SARAH MARSHALL explores a land of vast lonely landscapes, where ancient animals roam free
COILED and twisted like pieces of warped metal, the fronds of welwitschia plants barely display any signs of life. Survivors in a harsh environment, this hardy species can survive for more than a thousand years – briefly waking from their slumber when Damaraland’s parched rust-red soils receive a few drops of rain.
Covering 25,000 square kilometres of land, right up to the Angolan border, Namibia’s Kunene region is a vast, barren landscape where time loses all meaning. It’s a fitting habitat for one of the oldest animal species in the world.
“You won’t see this anywhere else,” says Simson Uri-Khob, as we tip-toe single file towards a desertadapted black rhino.
As CEO for Save The
Rhino Trust (SRT), Simson is responsible for protecting the world’s largest population of free-roaming black rhinos. By training community rangers to monitor the animals and lead tourists on treks, his efforts have lifted the region out of a poaching crisis: between 20172020 not one animal was lost.
Thirty years of dedication were recently rewarded with a Tusk Award For Conservation In Africa, presented by the Duke of Cambridge – who Simson guided here in 2019.
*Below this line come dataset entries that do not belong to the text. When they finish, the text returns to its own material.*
# dannys4/MrHyDE

Hardware: AMD Instinct MI355X
Metric: assembled elements/sec (vol Jacobian+residual) (higher is better)
Workload: dtype f64; 1 GPU; 3D thermal Q2 hex, 64^3 structured mesh per GPU (affine), quadrature 4, volume Jacobian+residual assembled into CRS; elements_per_gpu=262144, dofs_per_gpu=2146689, nnz_per_gpu=135005697, partition=single block, affine_elements=262144, block_patterns=27, row_blocks=35562, row_owner_kind=1

## Files before the change

mrhyde_amd/csrc/kernels/row_gather.hip:

```cpp
#include <hip/hip_runtime.h>

#include <algorithm>

#include "device_math.hpp"
#include "launch.hpp"

namespace mha {
namespace {

__device__ __forceinline__ void wave_lds_sync() {
  __builtin_amdgcn_fence(__ATOMIC_RELEASE, "wavefront");
  __builtin_amdgcn_wave_barrier();
  __builtin_amdgcn_fence(__ATOMIC_ACQUIRE, "wavefront");
}

template <typename SlotT, int LPR, bool DOF>
__global__ __launch_bounds__(256) void row_gather_kernel(BlockDev b, RowGatherDev g, const double *__restrict__ local_J,
                                                         const double *__restrict__ local_res, double *res, double *vals,
                                                         int overwrite) {
  extern __shared__ double acc_all[];
  constexpr int RPW = 64 / LPR;
  const int wave = threadIdx.x >> 6, sub = (threadIdx.x & 63) / LPR, lane = threadIdx.x & (LPR - 1), n = b.n;
  double *acc = acc_all + (size_t)(wave * RPW + sub) * g.max_row;
  const SlotT *slot = static_cast<const SlotT *>(g.slot);
  const int nwaves = gridDim.x * 4 * RPW;
  for (int k = lane; k < g.max_row; k += LPR) acc[k] = 0.0;
  wave_lds_sync();
  struct Meta { int lo, len, i0, ni, fixed; };
  auto load_meta = [&](int row) {
    Meta m = {0, 0, 0, 0, 1};
    if (row < b.nrows) {
      m.lo = b.rowptr[row];
      m.len = b.rowptr[row + 1] - m.lo;
      m.i0 = g.inc_ptr[row];
      m.ni = g.inc_ptr[row + 1] - m.i0;
      m.fixed = (b.fixed && b.fixed[row]) ? 1 : 0;
    }
    return m;
  };
  const int row0 = (blockIdx.x * 4 + wave) * RPW + sub;
  Meta m_cur = load_meta(row0), m_nxt = load_meta(row0 + nwaves);
  int e_cur = (lane < m_cur.ni) ? g.inc_elem[m_cur.i0 + lane] : 0, p_cur = (lane < m_cur.ni) ? g.inc_pos[m_cur.i0 + lane] : 0;
  int d_cur = (DOF && lane < m_cur.ni) ? g.inc_dof[m_cur.i0 + lane] : 0;
  for (int row = row0; row < b.nrows; row += nwaves) {
    const int e_nxt = (lane < m_nxt.ni) ? g.inc_elem[m_nxt.i0 + lane] : 0;
    const int p_nxt = (lane < m_nxt.ni) ? g.inc_pos[m_nxt.i0 + lane] : 0;
    const int d_nxt = (DOF && lane < m_nxt.ni) ? g.inc_dof[m_nxt.i0 + lane] : 0;
    const Meta m_nn = load_meta(row + 2 * nwaves);
    const int lo = m_cur.lo, len = m_cur.len, i0 = m_cur.i0, ni = m_cur.ni;
    if (m_cur.fixed) {
      if (overwrite) {
        if (vals) for (int k = lane; k < len; k += LPR) vals[lo + k] = 0.0;
        if (res && lane == 0) res[row] = 0.0;
      }
    } else {
      if (vals) {
        const int total = ni * n;
        for (int t0 = 0; t0 < total; t0 += LPR) {
          const int t = t0 + lane;
          const bool valid = t < total;
          const int k = valid ? t / n : 0, sj = t - k * n;
          int e = __shfl(e_cur, k & (LPR - 1), LPR), pos = __shfl(p_cur, k & (LPR - 1), LPR);
          int dof = DOF ? __shfl(d_cur, k & (LPR - 1), LPR) : 0;
          if (valid) {
            if (k >= LPR) { e = g.inc_elem[i0 + k]; pos = g.inc_pos[i0 + k]; if constexpr (DOF) dof = g.inc_dof[i0 + k]; }
            const size_t off = ((size_t)e * n + pos) * n + sj, offd = ((size_t)e * n + pos) * n + pos;
            if constexpr (DOF) {
              const size_t so = ((size_t)e * n + pos) * n + b.offsets[sj];
              unsafeAtomicAdd(acc + slot[so], local_J[((size_t)e * n + dof) * n + sj]);
            } else {
              unsafeAtomicAdd(acc + slot[g.lump_mass ? offd : off], local_J[g.adjoint ? offd : off]);
            }
          }
        }
        wave_lds_sync();
        for (int k = lane; k < len; k += LPR) {
          const double a = acc[k];
          acc[k] = 0.0;
          vals[lo + k] = overwrite ? a : vals[lo + k] + a;
        }
        wave_lds_sync();
      }
      if (res) {
        double r = 0.0;
        for (int k = lane; k < ni; k += LPR) {
          const int e = k < LPR ? e_cur : g.inc_elem[i0 + k], pos = k < LPR ? p_cur : g.inc_pos[i0 + k];
          const int dof = !DOF ? 0 : k < LPR ? d_cur : g.inc_dof[i0 + k];
          r += local_res[(size_t)e * n + (DOF ? dof : pos)];
        }
#pragma unroll
        for (int o = LPR / 2; o > 0; o >>= 1) r += __shfl_xor(r, o, LPR);
        if (lane == 0) res[row] = overwrite ? r : res[row] + r;
      }
    }
    m_cur = m_nxt;
    m_nxt = m_nn;
    e_cur = e_nxt;
    p_cur = p_nxt;
    d_cur = d_nxt;
  }
}

}

void launch_row_gather(const BlockDev &b, const RowGatherDev &g, const double *local_J, const double *local_res,
                       double *res, double *vals, int overwrite, hipStream_t stream) {
  if (b.nrows <= 0) return;
  const bool small_rows = g.max_row <= 32 && b.n <= 16;
  const bool tiny_ok = small_rows && g.max_row <= 16 && b.n <= 8 && g.slot_bytes == 1;
  const bool medium = !small_rows && g.max_row <= 64 && b.n <= 32 && g.slot_bytes == 1 && g.inc_dof == nullptr;
  const int lpr = medium ? 16 : !small_rows ? 64 : tiny_ok ? 8 : 16;
  const int rpw = 64 / lpr;
  const size_t lds = sizeof(double) * 4 * rpw * (size_t)g.max_row;
  MHA_REQUIRE(lds <= 64 * 1024, MHA_ERR_INVALID, "CRS rows of " << g.max_row << " entries do not fit the row-gather kernel");
  const int grid = std::min((b.nrows + 4 * rpw - 1) / (4 * rpw), 256 * 8);
  auto go = [&](auto kern) {
    hipLaunchKernelGGL(kern, dim3(grid), dim3(256), lds, stream, b, g, local_J, local_res, res, vals, overwrite);
  };
  const bool dof = g.inc_dof != nullptr;
  MHA_REQUIRE(!dof || (small_rows && g.slot_bytes == 1 && !g.adjoint && !g.lump_mass), MHA_ERR_INVALID,
              "dof-ordered element arrays are gathered by the short-row kernels only");
  if (lpr == 8) { if (dof) go(row_gather_kernel<uint8_t, 8, true>); else go(row_gather_kernel<uint8_t, 8, false>); }
  else if (medium) go(row_gather_kernel<uint8_t, 16, false>);
  else if (g.slot_bytes == 1) {
    if (!small_rows) go(row_gather_kernel<uint8_t, 64, false>);
    else if (dof) go(row_gather_kernel<uint8_t, 16, true>);
    else go(row_gather_kernel<uint8_t, 16, false>);
  } else { if (small_rows) go(row_gather_kernel<uint16_t, 16, false>); else go(row_gather_kernel<uint16_t, 64, false>); }
  MHA_HIP(hipGetLastError());
}

}
```

Measured before the change: 1.440 billion elements/s.

## Restructure row-gather walk to batch slot/value loads before LDS atomics

```diff
diff --git a/mrhyde_amd/csrc/kernels/row_gather.hip b/mrhyde_amd/csrc/kernels/row_gather.hip
--- a/mrhyde_amd/csrc/kernels/row_gather.hip
+++ b/mrhyde_amd/csrc/kernels/row_gather.hip
@@ -4,6 +4,7 @@
 
 #include "device_math.hpp"
 #include "launch.hpp"
+#include "row_gather_walk.hpp"
 
 namespace mha {
 namespace {
@@ -20,34 +21,106 @@
                                                          int overwrite) {
   extern __shared__ double acc_all[];
   constexpr int RPW = 64 / LPR;
+  constexpr int D = row_walk_depth(LPR);
   const int wave = threadIdx.x >> 6, sub = (threadIdx.x & 63) / LPR, lane = threadIdx.x & (LPR - 1), n = b.n;
+  const int P = row_walk_passes(n, LPR);
+  int offs0 = 0, offs1 = 0;
+  if constexpr (DOF) {
+    offs0 = lane < n ? b.offsets[lane] : 0;
+    offs1 = lane + LPR < n ? b.offsets[lane + LPR] : 0;
+  }
+  auto group_read = [](int v, int k) {
+    if constexpr (LPR == 64) return __builtin_amdgcn_readlane(v, k);
+    else return __shfl(v, k, LPR);
+  };
   double *acc = acc_all + (size_t)(wave * RPW + sub) * g.max_row;
   const SlotT *slot = static_cast<const SlotT *>(g.slot);
   const int nwaves = gridDim.x * 4 * RPW;
   for (int k = lane; k < g.max_row; k += LPR) acc[k] = 0.0;
   wave_lds_sync();
-  struct Meta { int lo, len, i0, ni, fixed; };
+  struct Meta {
+    int lo, hi, i0, i1, fixed;
+    __device__ int len() const { return hi - lo; }
+    __device__ int ni() const { return i1 - i0; }
+  };
   auto load_meta = [&](int row) {
     Meta m = {0, 0, 0, 0, 1};
     if (row < b.nrows) {
       m.lo = b.rowptr[row];
-      m.len = b.rowptr[row + 1] - m.lo;
+      m.hi = b.rowptr[row + 1];
       m.i0 = g.inc_ptr[row];
-      m.ni = g.inc_ptr[row + 1] - m.i0;
-      m.fixed = (b.fixed && b.fixed[row]) ? 1 : 0;
+      m.i1 = g.inc_ptr[row + 1];
+      m.fixed = b.fixed ? b.fixed[row] : 0;
     }
     return m;
   };
   const int row0 = (blockIdx.x * 4 + wave) * RPW + sub;
   Meta m_cur = load_meta(row0), m_nxt = load_meta(row0 + nwaves);
-  int e_cur = (lane < m_cur.ni) ? g.inc_elem[m_cur.i0 + lane] : 0, p_cur = (lane < m_cur.ni) ? g.inc_pos[m_cur.i0 + lane] : 0;
-  int d_cur = (DOF && lane < m_cur.ni) ? g.inc_dof[m_cur.i0 + lane] : 0;
+  int e_cur = (lane < m_cur.ni()) ? g.inc_elem[m_cur.i0 + lane] : 0, p_cur = (lane < m_cur.ni()) ? g.inc_pos[m_cur.i0 + lane] : 0;
+  int d_cur = (DOF && lane < m_cur.ni()) ? g.inc_dof[m_cur.i0 + lane] : 0;
   for (int row = row0; row < b.nrows; row += nwaves) {
-    const int e_nxt = (lane < m_nxt.ni) ? g.inc_elem[m_nxt.i0 + lane] : 0;
-    const int p_nxt = (lane < m_nxt.ni) ? g.inc_pos[m_nxt.i0 + lane] : 0;
-    const int d_nxt = (DOF && lane < m_nxt.ni) ? g.inc_dof[m_nxt.i0 + lane] : 0;
+    int lo = m_cur.lo, len = m_cur.len(), i0 = m_cur.i0, ni = m_cur.ni();
+    if constexpr (LPR == 64) {
+      lo = __builtin_amdgcn_readfirstlane(lo);
+      len = __builtin_amdgcn_readfirstlane(len);
+      i0 = __builtin_amdgcn_readfirstlane(i0);
+      ni = __builtin_amdgcn_readfirstlane(ni);
+    }
+    {
+      if (vals && !m_cur.fixed) {
+        if (ni <= LPR) {
+          RowWalk w;
+          while (w.more(ni)) {
+            double v[D];
+            int s[D];
+            bool ok[D];
+#pragma unroll
+            for (int j = 0; j < D; ++j) {
+              const int sj = w.column(lane, LPR);
+              ok[j] = w.valid(lane, LPR, ni, n);
+              const int e = group_read(e_cur, w.k & (LPR - 1)), pos = group_read(p_cur, w.k & (LPR - 1));
+              const size_t rb = ((size_t)e * n + pos) * n;
+              size_t so, vo;
+              if constexpr (DOF) {
+                const int dof = group_read(d_cur, w.k & (LPR - 1));
+                so = rb + (w.p == 0 ? offs0 : offs1);
+                vo = ((size_t)e * n + dof) * n + sj;
+              } else {
+                so = rb + (g.lump_mass ? pos : sj);
+                vo = rb + (g.adjoint ? pos : sj);
+              }
+              s[j] = 0;
+              v[j] = 0.0;
+              if (ok[j]) {
+                s[j] = slot[so];
+                v[j] = local_J[vo];
+              }
+              w.advance(P);
+            }
+#pragma unroll
+            for (int j = 0; j < D; ++j)
+              if (ok[j]) unsafeAtomicAdd(acc + s[j], v[j]);
+          }
+        } else {
+          for (int k = 0; k < ni; ++k) {
+            const int e = g.inc_elem[i0 + k], pos = g.inc_pos[i0 + k];
+            const size_t rb = ((size_t)e * n + pos) * n;
+            for (int sj = lane; sj < n; sj += LPR) {
+              if constexpr (DOF) {
+                const int dof = g.inc_dof[i0 + k];
+                unsafeAtomicAdd(acc + slot[rb + b.offsets[sj]], local_J[((size_t)e * n + dof) * n + sj]);
+              } else {
+                unsafeAtomicAdd(acc + slot[rb + (g.lump_mass ? pos : sj)], local_J[rb + (g.adjoint ? pos : sj)]);
+              }
+            }
+          }
+        }
+      }
+    }
+    const int e_nxt = (lane < m_nxt.ni()) ? g.inc_elem[m_nxt.i0 + lane] : 0;
+    const int p_nxt = (lane < m_nxt.ni()) ? g.inc_pos[m_nxt.i0 + lane] : 0;
+    const int d_nxt = (DOF && lane < m_nxt.ni()) ? g.inc_dof[m_nxt.i0 + lane] : 0;
     const Meta m_nn = load_meta(row + 2 * nwaves);
-    const int lo = m_cur.lo, len = m_cur.len, i0 = m_cur.i0, ni = m_cur.ni;
     if (m_cur.fixed) {
       if (overwrite) {
         if (vals) for (int k = lane; k < len; k += LPR) vals[lo + k] = 0.0;
@@ -55,24 +128,6 @@
       }
     } else {
       if (vals) {
-        const int total = ni * n;
-        for (int t0 = 0; t0 < total; t0 += LPR) {
-          const int t = t0 + lane;
-          const bool valid = t < total;
-          const int k = valid ? t / n : 0, sj = t - k * n;
-          int e = __shfl(e_cur, k & (LPR - 1), LPR), pos = __shfl(p_cur, k & (LPR - 1), LPR);
-          int dof = DOF ? __shfl(d_cur, k & (LPR - 1), LPR) : 0;
-          if (valid) {
-            if (k >= LPR) { e = g.inc_elem[i0 + k]; pos = g.inc_pos[i0 + k]; if constexpr (DOF) dof = g.inc_dof[i0 + k]; }
-            const size_t off = ((size_t)e * n + pos) * n + sj, offd = ((size_t)e * n + pos) * n + pos;
-            if constexpr (DOF) {
-              const size_t so = ((size_t)e * n + pos) * n + b.offsets[sj];
-              unsafeAtomicAdd(acc + slot[so], local_J[((size_t)e * n + dof) * n + sj]);
-            } else {
-              unsafeAtomicAdd(acc + slot[g.lump_mass ? offd : off], local_J[g.adjoint ? offd : off]);
-            }
-          }
-        }
         wave_lds_sync();
         for (int k = lane; k < len; k += LPR) {
           const double a = acc[k];
@@ -113,7 +168,7 @@
   const int rpw = 64 / lpr;
   const size_t lds = sizeof(double) * 4 * rpw * (size_t)g.max_row;
   MHA_REQUIRE(lds <= 64 * 1024, MHA_ERR_INVALID, "CRS rows of " << g.max_row << " entries do not fit the row-gather kernel");
-  const int grid = std::min((b.nrows + 4 * rpw - 1) / (4 * rpw), 256 * 8);
+  const int grid = std::min((b.nrows + 4 * rpw - 1) / (4 * rpw), 256 * 256);
   auto go = [&](auto kern) {
     hipLaunchKernelGGL(kern, dim3(grid), dim3(256), lds, stream, b, g, local_J, local_res, res, vals, overwrite);
   };
diff --git a/mrhyde_amd/csrc/kernels/row_gather_walk.hpp b/mrhyde_amd/csrc/kernels/row_gather_walk.hpp
--- /dev/null
+++ b/mrhyde_amd/csrc/kernels/row_gather_walk.hpp
@@ -0,0 +1,30 @@
+#pragma once
+
+#if defined(__HIPCC__)
+#define MHA_WALK_HD __host__ __device__ inline
+#else
+#define MHA_WALK_HD inline
+#endif
+
+namespace mha {
+
+MHA_WALK_HD constexpr int row_walk_depth(int lpr) { return lpr == 64 ? 8 : 4; }
+
+MHA_WALK_HD constexpr int row_walk_passes(int n, int lpr) { return (n + lpr - 1) / lpr; }
+
+MHA_WALK_HD constexpr int row_walk_trips(int ni, int passes, int depth) { return (ni * passes + depth - 1) / depth; }
+
+struct RowWalk {
+  int k = 0, p = 0;
+  MHA_WALK_HD int column(int lane, int lpr) const { return lane + p * lpr; }
+  MHA_WALK_HD bool valid(int lane, int lpr, int ni, int n) const { return k < ni && column(lane, lpr) < n; }
+  MHA_WALK_HD void advance(int passes) {
+    if (++p == passes) {
+      p = 0;
+      ++k;
+    }
+  }
+  MHA_WALK_HD bool more(int ni) const { return k < ni; }
+};
+
+}
```

Result: no change. 1.437 billion elements/s (-0.2%).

Our own sighting is fleeting. Sensing the animal is nervous, we back away. But Simson is right – there’s something thrilling about seeing the endangered creature in this vast natural environment.
This sense of freedom sums up Namibia. Vast, empty and remote, it’s the place so many people were craving in lockdown. You can fly for hours and see no development – only mountains, dunes and snaking, dry riverbeds.
The base for rhino tracking is Desert Rhino Camp – a joint initiative between SRT and several conservancies, managed by Wilderness
Safaris. Although a renovation means activities have temporarily been shifted to Damaraland Camp.
Several elevated tents are tucked into a narrow valley, with a pool and a winding path leading to a boma, where traditional meals are served beneath the stars. Aside from rhinos, you may see desertadapted elephants and giraffes.
As we drive across an open plain, we stop to watch elephants rear up on their hind legs to reach seed pods. Set against a backdrop of soaring mountains, they shrink to nothing more than a dot. Heading south, I visit the dunes of Namib-Naukluft – the country’s biggest national park.
Also part of the Wilderness portfolio, Little Kulala is set in a former farm nearby. Renovated during lockdown, the camp features stone buildings connected by a walkway. Private plunge pools give some relief from the searing heat.
Efforts to rewild the area have attracted animals to gradually trickle back: giraffes and even a reclusive brown hyena were recently spotted.
Now fully solar powered, the camp blends sensitively into its surroundings. But perhaps one of the biggest attractions is its private gate access to the park. In the early morning light, colours shine brightly, shadows are pronounced.
The most scenic and shapely masses have been named with regimented numbers. One of the two exceptions is Big Daddy – and what an exception it is.
Sidewinders slither between rocks and beetles scuttle in the blistering heat. Ahead of us lies a graveyard of mummified trees.
Change happens slowly in Namibia – largely accounting for its timeless appeal. But in a world where space matters more than ever, this ancient landscape of enduring plants and hardy animals is having a bit of a moment right now.